Senin 31 Jul 2023 07:31 WIB

Israel: Normalisasi dengan Saudi tak akan Terwujud dalam Waktu Dekat

Negosiasi yang ditengahi AS masih berlangsung dan belum ada hasil yang signifikan.

Rep: Rizky Jaramaya/ Red: Esthi Maharani
Negosiasi antara Arab Saudi dan Amerika Serikat (AS) sebagai mediator untuk normalisasi dengan Israel masih berlangsung dan belum ada hasil yang signifikan.
Foto: google.com
Negosiasi antara Arab Saudi dan Amerika Serikat (AS) sebagai mediator untuk normalisasi dengan Israel masih berlangsung dan belum ada hasil yang signifikan.

REPUBLIKA.CO.ID, YERUSALEM -- Seorang anggota parlemen terkemuka Israel pada Ahad (30/7/2023) mengatakan, normalisasi hubungan dengan Arab Saudi tidak akan terwujud dalam waktu dekat. Kepala Komite Luar Negeri dan Pertahanan Knesset, Yuli Edelstein mengatakan, negosiasi antara Riyadh dan Amerika Serikat (AS) sebagai mediator masih berlangsung dan belum ada hasil yang signifikan.

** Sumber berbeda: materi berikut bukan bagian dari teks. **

static void RouteCandMerge(mgx_batch* b, Group& g, const std::vector<QuerySpec>& specs, const PathSwitches& sw,
                           GroupPlan& p) {
  static const uint64_t kMaxPerTile = std::getenv("MGX_CAND_MAX_PER_TILE") ? static_cast<uint64_t>(atoll(std::getenv("MGX_CAND_MAX_PER_TILE"))) : 64ull;
  const mgx_index* idx = b->idx;
  for (uint32_t i = 0; sw.cand && i < p.n; ++i) {
    const QuerySpec& s = specs[g.qids[i]];
    if (p.route[i] == Route::kFast || !s.flat || s.prog.empty()) continue;
    if (p.score_mode && (!s.fast_score_ok || s.score.empty())) continue;
    bool ok = true, counted = false;
    uint32_t driver = kNoLeaf;
    uint64_t best = ~0ull, longest_list = 0;
    for (size_t pc = 0; ok && pc < s.prog.size(); ++pc) {
      const uint32_t op = s.prog[pc] >> 24, arg = s.prog[pc] & 0xFFFFFFu;
      if (op == kOpCount) {
        counted = true;
        continue;
      }
      if ((op == kOpLoad) != (pc == 0) || (op != kOpLoad && op != kOpAnd && op != kOpAndNot)) { ok = false; break; }
      const DevLeaf& lf = s.leaves[arg];
      if (lf.kind != kLeafList && lf.kind != kLeafGramBitmap && !IsFilterKind(lf.kind)) { ok = false; break; }
      if (lf.kind == kLeafList) longest_list = std::max<uint64_t>(longest_list, idx->h_offsets[lf.a + 1] - idx->h_offsets[lf.a]);
      if (op == kOpAndNot || IsFilterKind(lf.kind) || counted) continue;
      const uint64_t sz = idx->h_offsets[lf.a + 1] - idx->h_offsets[lf.a];
      if (sz < best) {
        best = sz;
        driver = arg;
      }
    }
    if (!ok || driver == kNoLeaf || s.leaves[driver].kind != kLeafList) continue;
    for (uint32_t ins : s.prog)
      if ((ins >> 24) == kOpAndNot && (ins & 0xFFFFFFu) == driver) ok = false;
    if (p.score_mode)
      for (const DevScoreTerm& st : s.score)
        ok = ok && st.leaf != kNoLeaf && (s.leaves[st.leaf].kind == kLeafList || s.leaves[st.leaf].kind == kLeafGramBitmap);
    if (!ok) continue;
    DevQuery& q = p.dq[i];
    const bool long_probe = longest_list > 8 * kMaxPerTile * idx->dev.n_tiles;
    if (best > kMaxPerTile * idx->dev.n_tiles || long_probe) {
      uint32_t staged = 0;
      for (size_t li = 0; li < s.leaves.size(); ++li) staged += li != driver ? 1u : 0u;
      if (!p.score_mode || !sw.merge || staged > kMergeMaxOps || q.cap > 256) continue;
      q.pat_off = driver;
      p.route[i] = Route::kMerge;
      g.merge_leaves = std::max(g.merge_leaves, q.n_leaves);
      g.merge_instr = std::max(g.merge_instr, q.n_instr);
      g.merge_ops = std::max(g.merge_ops, staged);
      g.merge_cap = std::max(g.merge_cap, q.cap);
      continue;
    }
    if (p.cand_driver.empty()) p.cand_driver.assign(p.n, kNoLeaf);
    p.cand_driver[i] = driver;
    p.route[i] = Route::kCand;
    g.cand_leaves = std::max(g.cand_leaves, q.n_leaves);
    g.cand_instr = std::max(g.cand_instr, q.n_instr);
    g.cand_cap = std::max(g.cand_cap, q.cap);
  }
  if (CandLdsBytes(g.cand_leaves, g.cand_instr, p.score_mode ? g.cand_cap : 0) > 150 * 1024) {
    for (Route& r : p.route)
      if (r == Route::kCand) r = Route::kBlock;
    p.cand_driver.clear();
  }
  if (MergeLdsBytes(g.merge_leaves, g.merge_instr, g.merge_ops, g.merge_cap) > 150 * 1024)
    for (Route& r : p.route)
      if (r == Route::kMerge) r = Route::kBlock;
}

“Saya pikir masih terlalu dini untuk berbicara tentang kesepakatan yang sedang dikerjakan,” ujar Edelstein kepada Radio Angkatan Darat Israel.

Baca Juga

Edelstein menepis kemungkinan bahwa kebuntuan antara pemerintahan sayap kanan Perdana Menteri Benjamin Netanyahu dan tujuan kenegaraan Palestina yang terbagi secara politik menjadi hambatan utama dalam normalisasi dengan Arab Saudi. "Bagaimana saya harus menempatkan ini dengan hati-hati? Ada klausul yang jauh lebih penting atau bermasalah daripada deklarasi ini dan itu di ranah Palestina," katanya.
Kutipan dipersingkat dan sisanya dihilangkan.